**WORK INSTRUCTIONS**
Go line by line through the entries and show those that hold the string "abuf".

**INFORMATION SUPPLIED**
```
template <bool TRAIN, int K1S, int ENV = 0, bool SPLIT = false>
__global__ void __launch_bounds__(FU_NTH, ENV ? 1 : 2) mlp_tile_kernel(const FusedArgs a) {
  static_assert(!(TRAIN && ENV), "the env step rides on the inference tile only");
  static_assert(TRAIN || !SPLIT, "split planes are written by the training tile");
  constexpr int NW = FU_NW, CB = FU_CB, BM = FU_BM, NTH = FU_NTH, CW = 32 * CB;
  constexpr int INP = K1S * FU_BKS, FU_XP = INP + 4, GS_L2 = K1S, GS_BW = K1S + 8, GS_END = K1S + 16;
  constexpr int KG = FU_BKS / 8, NB = CB * KG;
  constexpr int L1_REAL_GROUPS = K1S == 2 ? (KP1_MLP_IN + 7) / 8 : (KP1_MLP_IN_ROUTE + 7) / 8;
  extern __shared__ float lds[];
  float* bufA = lds;
  float* bufB = bufA + BM * FU_AP;
  float* w3s = bufB + BM * FU_AP;
  float* dotred = w3s + HEADS * FU_HP;
  float* dout = dotred + 4 * BM * 8;
  float* wsum = dout + BM * 8;
  float* misc = wsum + NW * 24;

  const int z = (int)blockIdx.z + a.net_base;
  const int m0 = blockIdx.x * BM, slot = blockIdx.x;
  const int tid = threadIdx.x, lane = tid & 63, wave = __builtin_amdgcn_readfirstlane(tid >> 6);
  const unsigned lane_off = (unsigned)lane * 16u;
  const char* __restrict__ W1F = reinterpret_cast<const char*>(a.k.w1f + (int64_t)z * K1S * FU_STAGE + wave * NB * 64 * 4);
  const char* __restrict__ W2F = reinterpret_cast<const char*>(a.k.w2f + (int64_t)z * 8 * FU_STAGE + wave * NB * 64 * 4);
  const char* __restrict__ W2TF = reinterpret_cast<const char*>(a.k.w2tf + (int64_t)z * 8 * FU_STAGE + wave * NB * 64 * 4);

  f32x4 bf[3][NB];
#define FU_BLOAD(gs)                                                                                    \
  if ((gs) < GS_END) {                                                                                  \
    const char* p_ = (gs) < GS_L2 ? W1F + (gs) * (FU_STAGE * 4) : ((gs) < GS_BW ? W2F + ((gs) - GS_L2) * (FU_STAGE * 4) : W2TF + ((gs) - GS_BW) * (FU_STAGE * 4)); \
    _Pragma("unroll") for (int q = 0; q < NB; ++q) bf[(gs) % 3][q] = fu_wload(p_, q * 1024 + lane_off); \
  }
  f32x16 acc[CB];
#define FU_INIT_ACC(bias)                                                                               \
  _Pragma("unroll") for (int c = 0; c < CB; ++c)                                                        \
    _Pragma("unroll") for (int e = 0; e < 16; ++e) acc[c][e] = (bias)[c];
#ifdef KP1_TR_HEADS
#define KP1_TR_G2(slot)
#define KP1_TR_HD(slot) KP1_TR(slot)
#else
#define KP1_TR_G2(slot) KP1_TR(slot)
#define KP1_TR_HD(slot)
#endif
#ifdef KP1_FU_NOMFMA
#define FU_MFMA(acc_, a_, b_) acc_[0] += (a_) * (b_);
#else
#define FU_MFMA(acc_, a_, b_) acc_ = __builtin_amdgcn_mfma_f32_32x32x2f32(a_, b_, acc_, 0, 0, 0);
#endif
#ifdef KP1_FU_NOTANH
#define FU_TANH(x) (x)
#else
#define FU_TANH(x) kp_tanh(x)
#endif
#define FU_GEMM(abuf, ap, KT, GS0)                                                                      \
  {                                                                                                     \
    const float* as = (abuf) + (lane & 31) * (ap) + 4 * (lane >> 5);                                     \
    _Pragma("unroll") for (int s = 0; s < (KT); ++s) {                                                  \
      FU_BLOAD((GS0) + s + 2)                                                                           \
      __builtin_amdgcn_sched_barrier(0);                                                                \
      f32x4 av[KG];                                                                                     \
      _Pragma("unroll") for (int kg = 0; kg < KG; ++kg)                                                 \
        av[kg] = *reinterpret_cast<const f32x4*>(as + s * FU_BKS + kg * 8);                              \
      _Pragma("unroll") for (int kg = 0; kg < KG; ++kg)                                                 \
        if (!((GS0) == 0 && s * KG + kg >= L1_REAL_GROUPS))    \
        _Pragma("unroll") for (int i = 0; i < 4; ++i)                                                   \
          _Pragma("unroll") for (int c = 0; c < CB; ++c)                                                \
            FU_MFMA(acc[c], av[kg][i], bf[((GS0) + s) % 3][c * KG + kg][i])                              \
      __builtin_amdgcn_sched_barrier(0);                                                                \
      if ((GS0) == GS_L2) { KP1_TR_G2(7 + s) }                                                          \
    }                                                                                                   \
  }
#define FU_ROW(e) (((e) & 3) + 8 * ((e) >> 2) + 4 * (lane >> 5))
#define FU_COL(c) (wave * CW + (c) * 32 + (lane & 31))
#ifdef KP1_FU_NOSTORE
#define FU_STORE_ACC(dst)
#else
#define FU_STORE_ACC(dst)                                                                               \
  _Pragma("unroll") for (int c = 0; c < CB; ++c)                                                        \
    _Pragma("unroll") for (int g = 0; g < 4; ++g) {                                                     \
      const f32x4 v_ = {acc[c][4 * g], acc[c][4 * g + 1], acc[c][4 * g + 2], acc[c][4 * g + 3]};        \
      *reinterpret_cast<f32x4*>((dst) + ((int64_t)((m0 >> 3) + g) * (FU_HP / 32) + wave * CB + c) * 256 + lane * 4) = v_; \
    }
#endif
#define FU_STORE_ACC_SPLIT(dst, plane)                                                                  \
  if constexpr (SPLIT) {                                                                               \
    _Pragma("unroll") for (int c = 0; c < CB; ++c)                                                      \
      _Pragma("unroll") for (int f = 0; f < 2; ++f) {                                                   \
        float v8_[8];                                                                                   \
        _Pragma("unroll") for (int j = 0; j < 8; ++j) v8_[j] = acc[c][8 * f + j];                       \
        store_split3((dst) + (int64_t)z * ((plane) / 2), (plane), (int64_t)(m0 >> 4) + f, FU_HP / 32, wave * CB + c, lane, split3(v8_)); \
      }                                                                                                 \
  }
#define FU_STORE_FRAG_SPLIT(tile, pitch, dst, plane, zoff, C)                                           \
  if constexpr (SPLIT) {                                                                               \
    _Pragma("unroll") for (int q = wave; q < (BM / 16) * ((C) / 32); q += NW) {                         \
      const int f_ = q / ((C) / 32), cb_ = q % ((C) / 32);                                              \
      const float* t_ = (tile) + (16 * f_ + 4 * (lane >> 5)) * (pitch) + 32 * cb_ + (lane & 31);        \
      float v8_[8];                                                                                     \
      _Pragma("unroll") for (int j = 0; j < 8; ++j) v8_[j] = t_[(8 * (j >> 2) + (j & 3)) * (pitch)];    \
      store_split3((dst) + (zoff), (plane), (int64_t)(m0 >> 4) + f_, (C) / 32, cb_, lane, split3(v8_));  \
    }                                                                                                   \
  }
#ifdef KP1_FU_NOSTORE
#define FU_STORE_FRAG(tile, pitch, dst, C)
#else
#define FU_STORE_FRAG(tile, pitch, dst, C)                                                              \
  _Pragma("unroll") for (int q = wave; q < (BM / 8) * ((C) / 32); q += NW) {                            \
    const int g_ = q / ((C) / 32), cb_ = q % ((C) / 32);                                                \
    const float* t_ = (tile) + (8 * g_ + 4 * (lane >> 5)) * (pitch) + 32 * cb_ + (lane & 31);           \
    f32x4 v_;                                                                                           \
    _Pragma("unroll") for (int i = 0; i < 4; ++i) v_[i] = t_[i * (pitch)];                              \
    *reinterpret_cast<f32x4*>((dst) + ((int64_t)((m0 >> 3) + g_) * ((C) / 32) + cb_) * 256 + lane * 4) = v_; \
  }
#endif

  KP1_TR(0)
  if (TRAIN) { KP1_CLK(0, 0) }
  if (TRAIN && a.stagger_ticks > 0) {
    const int linear = blockIdx.x + gridDim.x * blockIdx.z;
    if (linear >= a.n_cus && linear < 2 * a.n_cus) {
      const unsigned long long t0_ = wall_clock64();
      while (wall_clock64() - t0_ < (unsigned long long)a.stagger_ticks) __builtin_amdgcn_s_sleep(16);
    }
  }
  FU_BLOAD(0)
  FU_BLOAD(1)
  __builtin_amdgcn_sched_barrier(0);
  {
    constexpr int XQ = INP / 4, X_LOADS = BM * XQ / NTH;
    constexpr int W3_LOADS = HEADS * FU_HP / 4 / NTH;
    static_assert(X_LOADS >= 1 && X_LOADS * NTH == BM * XQ && W3_LOADS >= 1 && W3_LOADS * NTH == HEADS * FU_HP / 4, "prologue loads must tile the workgroup");
    int64_t xrow[X_LOADS];
    f32x4 xv[X_LOADS], w3v[W3_LOADS];
#pragma unroll
    for (int j = 0; j < X_LOADS; ++j) {
      const int m = min(m0 + (tid + NTH * j) / XQ, a.n - 1);
      xrow[j] = a.idx ? a.idx[m] : (int64_t)m;
    }
#pragma unroll
    for (int j = 0; j < X_LOADS; ++j) {
      const int k = 4 * ((tid + NTH * j) % XQ);
      xv[j] = *reinterpret_cast<const f32x4*>(a.obs + xrow[j] * a.obs_stride + (k < a.Kreal ? k : 0));
    }
#pragma unroll
    for (int j = 0; j < W3_LOADS; ++j) w3v[j] = *reinterpret_cast<const f32x4*>(a.k.w3 + 4 * (tid + NTH * j));
#pragma unroll
    for (int j = 0; j < X_LOADS; ++j) {
      const int f = tid + NTH * j, row = f / XQ, k = 4 * (f % XQ);
      const float keep = (m0 + row < a.n && k < a.Kreal) ? 1.f : 0.f;
      *reinterpret_cast<f32x4*>(bufB + row * FU_XP + k) = xv[j] * keep;
    }
#pragma unroll
    for (int j = 0; j < W3_LOADS; ++j) *reinterpret_cast<f32x4*>(w3s + 4 * (tid + NTH * j)) = w3v[j];
  }
  if (TRAIN && z == 0 && wave == 0) {
    float mean = 0.f, inv_std = 1.f;
    if (a.adv_mode == 1) {
      double ps = 0.0, pss = 0.0;
      for (int k = lane; k < a.n_adv_partials; k += 64) {
        ps += a.adv_partials[2 * k];
        pss += a.adv_partials[2 * k + 1];
      }
      for (int off = 32; off > 0; off >>= 1) {
        ps += __shfl_xor(ps, off);
        pss += __shfl_xor(pss, off);
      }
      const double mu = ps / a.n;
      const double var = a.n > 1 ? fmax((pss - a.n * mu * mu) / (a.n - 1), 0.0) : 0.0;
      mean = (float)mu;
      inv_std = (float)(1.0 / (sqrt(var) + 1e-8));
    } else if (a.adv_mode == 2) {
      mean = a.adv_stats[0];
      inv_std = a.adv_stats[1];
    } else if (a.adv_mode == 3) {
      mean = a.adv_mean;
      inv_std = a.adv_inv_std;
    }
    if (lane == 0) {
      misc[0] = mean;
      misc[1] = inv_std;
    }
  }
  float bias1[CB], bias2[CB];
#pragma unroll
  for (int c = 0; c < CB; ++c) {
    bias1[c] = a.k.b1[z * FU_HP + FU_COL(c)];
    bias2[c] = a.k.b2[z * FU_HP + FU_COL(c)];
  }
  const int l_row = tid >> 3, l_out = tid & 7;
  const bool l_ok = m0 + l_row < a.n;
  const int64_t l_src = a.idx ? a.idx[min(m0 + l_row, a.n - 1)] : (int64_t)min(m0 + l_row, a.n - 1);
  __syncthreads();
  KP1_TR(1)
  constexpr bool fp32_out = !SPLIT;
  if (TRAIN && z == 0 && fp32_out) { FU_STORE_FRAG(bufB, FU_XP, a.xf, INP) }
  if (TRAIN && z == 0) { FU_STORE_FRAG_SPLIT(bufB, FU_XP, a.sp_xf, a.sp_plane_x, (int64_t)0, INP) }

  FU_INIT_ACC(bias1)
  FU_GEMM(bufB, FU_XP, K1S, 0)
#pragma unroll
  for (int c = 0; c < CB; ++c)
#pragma unroll
    for (int e = 0; e < 16; ++e) {
      acc[c][e] = FU_TANH(acc[c][e]);
      bufA[FU_ROW(e) * FU_AP + FU_COL(c)] = acc[c][e];
    }
  if (TRAIN && fp32_out) { FU_STORE_ACC(a.h1 + z * a.act_stride) }
  if (TRAIN) { FU_STORE_ACC_SPLIT(a.sp_h1, a.sp_plane) }
  __syncthreads();
  KP1_TR(2)
  float l_act = 0.f, l_old = 0.f, l_adv = 0.f, l_ret = 0.f, l_b3 = a.k.b3[l_out], l_ls = a.k.log_std[l_out < ACT ? l_out : 0];
  if (TRAIN) {
    if (z == 0) {
      if (l_out < ACT) l_act = a.actions[l_src * ACT + l_out];
      l_old = a.old_logp[l_src];
      l_adv = a.adv[l_src];
    } else {
      l_ret = a.ret[l_src];
    }
  } else if (z == 0 && a.noise && l_ok && l_out < ACT) {
    l_act = a.noise[l_src * ACT + l_out];
  }

  FU_INIT_ACC(bias2)
  FU_GEMM(bufA, FU_AP, 8, GS_L2)
#pragma unroll
  for (int c = 0; c < CB; ++c)
#pragma unroll
    for (int e = 0; e < 16; ++e) bufB[FU_ROW(e) * FU_AP + FU_COL(c)] = FU_TANH(acc[c][e]);
  __syncthreads();
  KP1_TR(3)

  {
    const int row = lane & 31, kq = wave, part = kq * 2 + (lane >> 5);
    const float* hrow = bufB + row * FU_AP + part * 32;
    f32x4 hv[8];
#pragma unroll
    for (int q = 0; q < 8; ++q) hv[q] = *reinterpret_cast<const f32x4*>(hrow + 4 * q);
    auto dot = [&](int o) {
      const float* w = w3s + o * FU_HP + part * 32;
      float s = 0.f;
#pragma unroll
      for (int q = 0; q < 8; ++q) {
        const f32x4 wv = *reinterpret_cast<const f32x4*>(w + 4 * q);
        s = fmaf(hv[q].x, wv.x, s);
        s = fmaf(hv[q].y, wv.y, s);
        s = fmaf(hv[q].z, wv.z, s);
        s = fmaf(hv[q].w, wv.w, s);
      }
      s += __shfl_xor(s, 32);
      if (lane < 32) dotred[(kq * BM + row) * 8 + o] = s;
    };
    if (z == 0) {
#pragma unroll
      for (int o = 0; o < ACT; ++o) dot(o);
    } else {
      dot(7);
    }
  }
  __syncthreads();
  KP1_TR_HD(7)
  if (!TRAIN) {
    const bool mine = z == 0 ? l_out < ACT : l_out == 7;
    float v = 0.f;
    if (mine) {
#pragma unroll
      for (int p = 0; p < 4; ++p) v += dotred[(p * BM + l_row) * 8 + l_out];
      v += l_b3;
    }
    float lp = 0.f;
    if (z == 0) {
      float act = v;
      if (l_ok && l_out < ACT) {
        if (a.mean) a.mean[l_src * ACT + l_out] = v;
        if (a.noise) {
          act = fmaf(expf(l_ls), l_act, v);
          lp = -0.5f * l_act * l_act - l_ls - LOG_SQRT_2PI;
        }
        if (a.action) a.action[l_src * ACT + l_out] = act;
        if (a.clipped) a.clipped[l_src * ACT + l_out] = fminf(fmaxf(act, -1.f), 1.f);
      }
      lp += __shfl_xor(lp, 1);
      lp += __shfl_xor(lp, 2);
      lp += __shfl_xor(lp, 4);
      if (l_ok && l_out == 0 && a.log_prob) a.log_prob[l_src] = lp;
      if constexpr (ENV != 0) {
        dout[l_row * 8 + l_out] = (l_ok && l_out < ACT) ? act : 0.f;
        __syncthreads();
        if (wave == 0) {
          const bool live = lane < BM && m0 + lane < a.n;
          float o[KP1_OBS_DIM];
          if (live) step_env_lane<float, ENV == 1 ? KP1_MODE_APPROACH : KP1_MODE_DOCK, false>(a.env, (int64_t)(m0 + lane), dout + lane * 8, o);
          store_obs_tile(a.env.obs, (int64_t)m0, min(BM, a.n - m0), o, live, a.env.obs_stride, bufA);
        }
      }
    } else if (l_ok && l_out == 7 && a.value) {
      a.value[l_src] = v;
    }
    return;
  }
  {
    const int row_l = l_row, out = l_out;
    const bool ok = l_ok;
    const bool mine = z == 0 ? out < ACT : out == 7;
    float v = 0.f;
    if (mine) {
#pragma unroll
      for (int p = 0; p < 4; ++p) v += dotred[(p * BM + row_l) * 8 + out];
      v += l_b3;
    }
    float zs = 0.f, inv_sd = 1.f, lp = 0.f;
    if (z == 0 && ok && out < ACT) {
      inv_sd = expf(-l_ls);
      zs = (l_act - v) * inv_sd;
      lp = -0.5f * zs * zs - l_ls - LOG_SQRT_2PI;
    }
    lp += __shfl_xor(lp, 1);
    lp += __shfl_xor(lp, 2);
    lp += __shfl_xor(lp, 4);
    float g_logp = 0.f, d = 0.f, pl = 0.f, vl = 0.f, kl = 0.f;
    if (ok && z == 0) {
      const float A = (l_adv - misc[0]) * misc[1];
      const float lr_ = lp - l_old;
      const float ratio = expf(lr_);
      const float rc = fminf(fmaxf(ratio, 1.f - a.clip_range), 1.f + a.clip_range);
      const float s1 = ratio * A, s2 = rc * A;
      const bool inside = ratio >= 1.f - a.clip_range && ratio <= 1.f + a.clip_range;
      g_logp = (inside || s1 < s2) ? -A * ratio * a.inv_count : 0.f;
      if (out < ACT) {
        d = g_logp * zs * inv_sd;
      } else {
        pl = -fminf(s1, s2);
        kl = (ratio - 1.f) - lr_;
      }
    } else if (ok && out == 7) {
      d = a.vf_coef * 2.f * (v - l_ret) * a.inv_count;
      vl = (l_ret - v) * (l_ret - v);
    }
    dout[row_l * 8 + out] = (ok && mine) ? d : 0.f;
    float gls = (z == 0 && ok && out < ACT) ? g_logp * (zs * zs - 1.f) : 0.f;
    float dsum = (ok && mine) ? d : 0.f;
    float l0 = pl, l1 = vl, l2 = kl;
#pragma unroll
    for (int off = 8; off < 64; off <<= 1) {
      gls += __shfl_xor(gls, off);
      dsum += __shfl_xor(dsum, off);
      l0 += __shfl_xor(l0, off);
      l1 += __shfl_xor(l1, off);
      l2 += __shfl_xor(l2, off);
    }
    if (lane < 8) {
      wsum[wave * 24 + out] = dsum;
      wsum[wave * 24 + 8 + out] = gls;
      if (out == 7) {
        wsum[wave * 24 + 16] = l0;
        wsum[wave * 24 + 17] = l1;
        wsum[wave * 24 + 18] = l2;
      }
    }
  }
  KP1_TR_HD(8)
  __syncthreads();
  KP1_TR_HD(9)
  if (tid < 18) {
    const int k = tid;
    const int w = k < 8 ? k : (k < 15 ? 8 + (k - 8) : 16 + (k - 15));
    const float v = ((wsum[w] + wsum[24 + w]) + wsum[48 + w]) + wsum[72 + w];
    const bool pi_slot = (k < 7) || (k >= 8 && k < 15) || k == 15 || k == 17;
    if (pi_slot == (z == 0)) a.hpart[(int64_t)slot * a.hpart_stride + 10 * FU_HP + k] = v;
  }
  {
    constexpr int DZ_COLS = FU_HP / NW, DZ_CG = DZ_COLS / 4, DZ_RG = 64 / DZ_CG, DZ_ROWS = 32 / DZ_RG;
    const int cg = lane % DZ_CG, rg = lane / DZ_CG, col = wave * DZ_COLS + 4 * cg;
    float* part = a.hpart + (int64_t)slot * a.hpart_stride;
    f32x4 gw[ACT], gb2 = {0.f, 0.f, 0.f, 0.f}, w3c[ACT];
#pragma unroll
    for (int o = 0; o < ACT; ++o) {
      gw[o] = f32x4{0.f, 0.f, 0.f, 0.f};
      w3c[o] = f32x4{0.f, 0.f, 0.f, 0.f};
    }
    if (z == 0) {
#pragma unroll
      for (int o = 0; o < ACT; ++o) w3c[o] = *reinterpret_cast<const f32x4*>(w3s + o * FU_HP + col);
    } else {
      w3c[0] = *reinterpret_cast<const f32x4*>(w3s + 7 * FU_HP + col);
    }
#pragma unroll
    for (int j = 0; j < DZ_ROWS; ++j) {
      const int row = rg * DZ_ROWS + j;
      const f32x4 h = *reinterpret_cast<const f32x4*>(bufB + row * FU_AP + col);
      f32x4 dp = {0.f, 0.f, 0.f, 0.f};
      if (z == 0) {
#pragma unroll
        for (int o = 0; o < ACT; ++o) {
          const float dd = dout[row * 8 + o];
          dp += dd * w3c[o];
          gw[o] += dd * h;
        }
      } else {
        const float dd = dout[row * 8 + 7];
        dp = dd * w3c[0];
        gw[0] += dd * h;
      }
      const f32x4 dz = dp * (1.f - h * h);
      gb2 += dz;
      *reinterpret_cast<f32x4*>(bufB + row * FU_AP + col) = dz;
    }
    auto fold = [&](f32x4 v) {
#pragma unroll
      for (int i = 0; i < 4; ++i) {
#pragma unroll
        for (int off = DZ_CG; off < 64; off <<= 1) v[i] += __shfl_xor(v[i], off);
      }
      return v;
    };
    gb2 = fold(gb2);
    if (z == 0) {
#pragma unroll
      for (int o = 0; o < ACT; ++o) {
        const f32x4 t = fold(gw[o]);
        if (rg == 0) *reinterpret_cast<f32x4*>(part + o * FU_HP + col) = t;
      }
      if (rg == 0) *reinterpret_cast<f32x4*>(part + 8 * FU_HP + col) = gb2;
    } else {
      const f32x4 t = fold(gw[0]);
      if (rg == 0) {
        *reinterpret_cast<f32x4*>(part + 7 * FU_HP + col) = t;
        *reinterpret_cast<f32x4*>(part + 9 * FU_HP + col) = gb2;
      }
    }
  }
  KP1_TR_HD(10)
  __syncthreads();
  KP1_TR(4)
  if (fp32_out) { FU_STORE_FRAG(bufB, FU_AP, a.dz2 + z * a.act_stride, FU_HP) }
  if (TRAIN) { FU_STORE_FRAG_SPLIT(bufB, FU_AP, a.sp_dz2, a.sp_plane, (int64_t)z * (a.sp_plane / 2), FU_HP) }

  {
    float zero[CB];
#pragma unroll
    for (int c = 0; c < CB; ++c) zero[c] = 0.f;
    FU_INIT_ACC(zero)
  }
  FU_GEMM(bufB, FU_AP, 8, GS_BW)
  {
    float* __restrict__ bs = a.bslab + ((int64_t)slot * 2 + z) * FU_HP;
#pragma unroll
// ... 31 lines not shown
```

**RESPONSE BOX**
#define FU_GEMM(abuf, ap, KT, GS0)                                                                      \
    const float* as = (abuf) + (lane & 31) * (ap) + 4 * (lane >> 5);                                     \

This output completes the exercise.